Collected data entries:
++++++++++++++++++++
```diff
@@ -198,9 +216,17 @@
 int pair_default_rows(const Geometry& g) { return (g.lat_ny - 2) % 4 == 0 ? 4 : 2; }
 int pair_default_zchunk(const Geometry&) { return 64; }
 int pair_default_prefetch() { return 1; }
+int pair_default_xcd_log2() { return 5; }
+int pair_default_march() { return 1; }
+
+int pair_xcd_shift(int strips, int limit) {
+  int s = limit < 0 ? 0 : (limit > 8 ? 8 : limit);
+  while (s > 0 && (strips % (8 << s)) != 0) s--;
+  return s;
+}
 
 const char* pair_refusal(const KernelSelector& sel, bool two_copy, const Geometry& g, const Physics& ph, const SweepArgs& a,
-                         int rows, int zc, int prefetch) {
+                         int rows, int zc, int prefetch, int xcd_log2, int march) {
   if (sel.lattice != 1 || sel.precision != 4 || sel.model != 0) return "pair sweep: D3Q19, single precision, BGK modules only";
   if (!two_copy) return "pair sweep: the two-copy (AB) access pattern only";
   if (sel.general || a.map) return "pair sweep: modules without a node map only";
@@ -215,6 +241,9 @@
   if (ny % rows != 0) return "pair sweep: ny must be a multiple of the rows per strip";
   if (zc < 1) return "pair sweep: planes per chunk must be positive";
   if (prefetch != 0 && prefetch != 1) return "pair sweep: SLF_PAIR_PREFETCH is 0 (synchronous loads) or 1 (one row staged in LDS)";
+  if (xcd_log2 < 0 || xcd_log2 > 8)
+    return "pair sweep: SLF_PAIR_XCD_LOG2 is an integer in 0 .. 8 (consecutive strips per XCD = 1 << this at most; 0: off)";
+  if (march != 0 && march != 1) return "pair sweep: SLF_PAIR_MARCH is 0 (every strip walks its rows upwards) or 1 (odd strips downwards)";
   if (!a.dist_in || !a.dist_out) return "pair sweep: source or destination array is NULL";
   if (a.dist_in == a.dist_out) return "pair sweep: source and destination must be different arrays";
   if (a.options & 1u) return "pair sweep: macro field output is not served (options bit 0)";
@@ -222,17 +251,18 @@
 }
 
 bool launch_sweep_pair(const KernelSelector& sel, bool two_copy, const Geometry& g, const Physics& ph, const SweepArgs& a,
-                       int rows, int zc, int prefetch, hipStream_t s, hipError_t* err) {
-  if (pair_refusal(sel, two_copy, g, ph, a, rows, zc, prefetch)) return false;
+                       int rows, int zc, int prefetch, int xcd_log2, int march, hipStream_t s, hipError_t* err) {
+  if (pair_refusal(sel, two_copy, g, ph, a, rows, zc, prefetch, xcd_log2, march)) return false;
   const SweepParams<D3Q19, float> p = make_params<D3Q19, float>(g, ph, a, 1, 1);
   const int nx = g.lat_nx - 2, ny = g.lat_ny - 2, nz = g.lat_nz - 2;
   if (zc > nz) zc = nz;
   dim3 block(nx, 1, 1);
   dim3 grid(1, ny / rows, (nz + zc - 1) / zc);
+  const int shift = pair_xcd_shift((int)grid.y, xcd_log2);
   const size_t lds = prefetch ? (size_t)(nx / 64) * D3Q19::Q * 64 * sizeof(float) : 0;
   const bool done = pick<int, 2, 4>(rows, [&](auto TY) {
     pick<int, 0, 1>(prefetch, [&](auto PF) {
-      hipLaunchKernelGGL((pair_row_kernel<0, TY, PF>), grid, block, lds, s, p, zc);
+      hipLaunchKernelGGL((pair_row_kernel<0, TY, PF>), grid, block, lds, s, p, zc, shift, march);
     });
   });
   if (done) *err = hipGetLastError();
```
++++++++++++++++++++
EXERCISE DETAILS
You are asked to copy all of the entries above exactly.

ANSWER FOR THIS EXERCISE
```diff
@@ -198,9 +216,17 @@
 int pair_default_rows(const Geometry& g) { return (g.lat_ny - 2) % 4 == 0 ? 4 : 2; }
 int pair_default_zchunk(const Geometry&) { return 64; }
 int pair_default_prefetch() { return 1; }
+int pair_default_xcd_log2() { return 5; }
+int pair_default_march() { return 1; }
+
+int pair_xcd_shift(int strips, int limit) {
+  int s = limit < 0 ? 0 : (limit > 8 ? 8 : limit);
+  while (s > 0 && (strips % (8 << s)) != 0) s--;
+  return s;
+}
 
 const char* pair_refusal(const KernelSelector& sel, bool two_copy, const Geometry& g, const Physics& ph, const SweepArgs& a,
-                         int rows, int zc, int prefetch) {
+                         int rows, int zc, int prefetch, int xcd_log2, int march) {
   if (sel.lattice != 1 || sel.precision != 4 || sel.model != 0) return "pair sweep: D3Q19, single precision, BGK modules only";
   if (!two_copy) return "pair sweep: the two-copy (AB) access pattern only";
   if (sel.general || a.map) return "pair sweep: modules without a node map only";
@@ -215,6 +241,9 @@
   if (ny % rows != 0) return "pair sweep: ny must be a multiple of the rows per strip";
   if (zc < 1) return "pair sweep: planes per chunk must be positive";
   if (prefetch != 0 && prefetch != 1) return "pair sweep: SLF_PAIR_PREFETCH is 0 (synchronous loads) or 1 (one row staged in LDS)";
+  if (xcd_log2 < 0 || xcd_log2 > 8)
+    return "pair sweep: SLF_PAIR_XCD_LOG2 is an integer in 0 .. 8 (consecutive strips per XCD = 1 << this at most; 0: off)";
+  if (march != 0 && march != 1) return "pair sweep: SLF_PAIR_MARCH is 0 (every strip walks its rows upwards) or 1 (odd strips downwards)";
   if (!a.dist_in || !a.dist_out) return "pair sweep: source or destination array is NULL";
   if (a.dist_in == a.dist_out) return "pair sweep: source and destination must be different arrays";
   if (a.options & 1u) return "pair sweep: macro field output is not served (options bit 0)";
@@ -222,17 +251,18 @@
 }
 
 bool launch_sweep_pair(const KernelSelector& sel, bool two_copy, const Geometry& g, const Physics& ph, const SweepArgs& a,
-                       int rows, int zc, int prefetch, hipStream_t s, hipError_t* err) {
-  if (pair_refusal(sel, two_copy, g, ph, a, rows, zc, prefetch)) return false;
+                       int rows, int zc, int prefetch, int xcd_log2, int march, hipStream_t s, hipError_t* err) {
+  if (pair_refusal(sel, two_copy, g, ph, a, rows, zc, prefetch, xcd_log2, march)) return false;
   const SweepParams<D3Q19, float> p = make_params<D3Q19, float>(g, ph, a, 1, 1);
   const int nx = g.lat_nx - 2, ny = g.lat_ny - 2, nz = g.lat_nz - 2;
   if (zc > nz) zc = nz;
   dim3 block(nx, 1, 1);
   dim3 grid(1, ny / rows, (nz + zc - 1) / zc);
+  const int shift = pair_xcd_shift((int)grid.y, xcd_log2);
   const size_t lds = prefetch ? (size_t)(nx / 64) * D3Q19::Q * 64 * sizeof(float) : 0;
   const bool done = pick<int, 2, 4>(rows, [&](auto TY) {
     pick<int, 0, 1>(prefetch, [&](auto PF) {
-      hipLaunchKernelGGL((pair_row_kernel<0, TY, PF>), grid, block, lds, s, p, zc);
+      hipLaunchKernelGGL((pair_row_kernel<0, TY, PF>), grid, block, lds, s, p, zc, shift, march);
     });
   });
   if (done) *err = hipGetLastError();
```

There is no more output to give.